[Records from a data source]
"""

struct WinoKArgs {
    const float* in; const float4* upack; const float* bias; float* out;
    const float* mask_src; const float* inject;
    int K, M, H, W, nch, tiles_x, tiles_y, n_mtiles, relu;
    unsigned in_bytes, u_bytes;
    float* pool_out; int pool_h, pool_w;
    unsigned char* pool_amap;
    const unsigned char* unpool_amap; unsigned amap_bytes; int ph, pw;
    int splits; float* scratch;
    unsigned long long* stamps;
};

typedef __attribute__((address_space(3))) void* lptr_t;
constexpr unsigned kOOB = 0xffffffffu;

__device__ __forceinline__ float f4c(const float4& v, int i) { return i == 0 ? v.x : i == 1 ? v.y : i == 2 ? v.z : v.w; }

template <int EPI, bool RS> struct WinoEpiOps {
    static constexpr bool E_FWD = EPI == 1 || EPI == 2, E_MASK = EPI == 3;
    static constexpr int NEB = RS ? 2 : 4;
    static constexpr int NG = E_MASK ? 2 * NEB : NEB;
    static constexpr int UNDER = NG < 4 ? NG : 4;
    int mw, dm0, odd;
    bool live, has_inj;
    unsigned row0, plane4, out_bytes;
    float mk[E_MASK ? NEB : 1][E_MASK ? 4 : 1][4], ij[E_FWD ? 1 : NEB][E_FWD ? 1 : 4][4], bs[E_FWD ? NEB : 1][E_FWD ? 4 : 1];

    __device__ __forceinline__ void init(const WinoKArgs& a, int lane, int yw, int x0, int m0, int ph, unsigned plane)
    {
        odd = lane & 1;
        const int gy = yw + 2 * ((lane & 31) >> 4) + odd;
        const int gx4 = x0 + 2 * (lane & 14);
        live = gx4 < a.W && gy < a.H;
        mw = m0 + 4 * (lane >> 5);
        dm0 = RS ? 16 * ph : 0;
        has_inj = a.inject != nullptr;
        plane4 = plane * 4u;
        out_bytes = (unsigned)a.M * plane4;
        row0 = ((unsigned)mw * plane + (live ? (unsigned)gy * a.W + gx4 : 0u)) * 4u;
    }
    __device__ __forceinline__ unsigned row_off(const WinoKArgs& a, int ebl, int ee) const
    {
        const int dm = dm0 + 8 * ebl + ee;
        return (live & (mw + dm < a.M)) ? row0 + (unsigned)dm * plane4 : kOOB;
    }
    __device__ __forceinline__ void load(const WinoKArgs& a, int g)
    {
        const int ebl = E_MASK ? g >> 1 : g;
        const bool mask = E_MASK && (g & 1) == 0;
        const __amdgpu_buffer_rsrc_t rs = E_FWD ? __builtin_amdgcn_make_buffer_rsrc((void*)a.bias, 0, (unsigned)a.M * 4u, 0x00020000)
                                        : mask ? __builtin_amdgcn_make_buffer_rsrc((void*)a.mask_src, 0, out_bytes, 0x00020000)
                                               : __builtin_amdgcn_make_buffer_rsrc((void*)a.inject, 0, has_inj ? out_bytes : 0u, 0x00020000);
#pragma unroll
        for (int ee = 0; ee < 4; ++ee) {
            if constexpr (E_FWD) {
                bs[ebl][ee] = __builtin_bit_cast(float, __builtin_amdgcn_raw_buffer_load_b32(rs, (mw + dm0 + 8 * ebl + ee) * 4, 0, 0));
            } else {
                const uint4 v = __builtin_bit_cast(uint4, __builtin_amdgcn_raw_buffer_load_b128(rs, row_off(a, ebl, ee), 0, 0));
                float (&d4)[4] = mask ? mk[E_MASK ? ebl : 0][E_MASK ? ee : 0] : ij[ebl][ee];
                d4[0] = __builtin_bit_cast(float, v.x); d4[1] = __builtin_bit_cast(float, v.y); d4[2] = __builtin_bit_cast(float, v.z); d4[3] = __builtin_bit_cast(float, v.w);
            }
        }
        asm volatile("" ::: "memory");
    }
};
template <bool RS> struct WinoEpiOps<0, RS> {};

"""

# Your goal
Nothing should be missing: every line above must be reproduced exactly.

# Result of the task
struct WinoKArgs {
    const float* in; const float4* upack; const float* bias; float* out;
    const float* mask_src; const float* inject;
    int K, M, H, W, nch, tiles_x, tiles_y, n_mtiles, relu;
    unsigned in_bytes, u_bytes;
    float* pool_out; int pool_h, pool_w;
    unsigned char* pool_amap;
    const unsigned char* unpool_amap; unsigned amap_bytes; int ph, pw;
    int splits; float* scratch;
    unsigned long long* stamps;
};

typedef __attribute__((address_space(3))) void* lptr_t;
constexpr unsigned kOOB = 0xffffffffu;

__device__ __forceinline__ float f4c(const float4& v, int i) { return i == 0 ? v.x : i == 1 ? v.y : i == 2 ? v.z : v.w; }

template <int EPI, bool RS> struct WinoEpiOps {
    static constexpr bool E_FWD = EPI == 1 || EPI == 2, E_MASK = EPI == 3;
    static constexpr int NEB = RS ? 2 : 4;
    static constexpr int NG = E_MASK ? 2 * NEB : NEB;
    static constexpr int UNDER = NG < 4 ? NG : 4;
    int mw, dm0, odd;
    bool live, has_inj;
    unsigned row0, plane4, out_bytes;
    float mk[E_MASK ? NEB : 1][E_MASK ? 4 : 1][4], ij[E_FWD ? 1 : NEB][E_FWD ? 1 : 4][4], bs[E_FWD ? NEB : 1][E_FWD ? 4 : 1];

    __device__ __forceinline__ void init(const WinoKArgs& a, int lane, int yw, int x0, int m0, int ph, unsigned plane)
    {
        odd = lane & 1;
        const int gy = yw + 2 * ((lane & 31) >> 4) + odd;
        const int gx4 = x0 + 2 * (lane & 14);
        live = gx4 < a.W && gy < a.H;
        mw = m0 + 4 * (lane >> 5);
        dm0 = RS ? 16 * ph : 0;
        has_inj = a.inject != nullptr;
        plane4 = plane * 4u;
        out_bytes = (unsigned)a.M * plane4;
        row0 = ((unsigned)mw * plane + (live ? (unsigned)gy * a.W + gx4 : 0u)) * 4u;
    }
    __device__ __forceinline__ unsigned row_off(const WinoKArgs& a, int ebl, int ee) const
    {
        const int dm = dm0 + 8 * ebl + ee;
        return (live & (mw + dm < a.M)) ? row0 + (unsigned)dm * plane4 : kOOB;
    }
    __device__ __forceinline__ void load(const WinoKArgs& a, int g)
    {
        const int ebl = E_MASK ? g >> 1 : g;
        const bool mask = E_MASK && (g & 1) == 0;
        const __amdgpu_buffer_rsrc_t rs = E_FWD ? __builtin_amdgcn_make_buffer_rsrc((void*)a.bias, 0, (unsigned)a.M * 4u, 0x00020000)
                                        : mask ? __builtin_amdgcn_make_buffer_rsrc((void*)a.mask_src, 0, out_bytes, 0x00020000)
                                               : __builtin_amdgcn_make_buffer_rsrc((void*)a.inject, 0, has_inj ? out_bytes : 0u, 0x00020000);
#pragma unroll
        for (int ee = 0; ee < 4; ++ee) {
            if constexpr (E_FWD) {
                bs[ebl][ee] = __builtin_bit_cast(float, __builtin_amdgcn_raw_buffer_load_b32(rs, (mw + dm0 + 8 * ebl + ee) * 4, 0, 0));
            } else {
                const uint4 v = __builtin_bit_cast(uint4, __builtin_amdgcn_raw_buffer_load_b128(rs, row_off(a, ebl, ee), 0, 0));
                float (&d4)[4] = mask ? mk[E_MASK ? ebl : 0][E_MASK ? ee : 0] : ij[ebl][ee];
                d4[0] = __builtin_bit_cast(float, v.x); d4[1] = __builtin_bit_cast(float, v.y); d4[2] = __builtin_bit_cast(float, v.z); d4[3] = __builtin_bit_cast(float, v.w);
            }
        }
        asm volatile("" ::: "memory");
    }
};
template <bool RS> struct WinoEpiOps<0, RS> {};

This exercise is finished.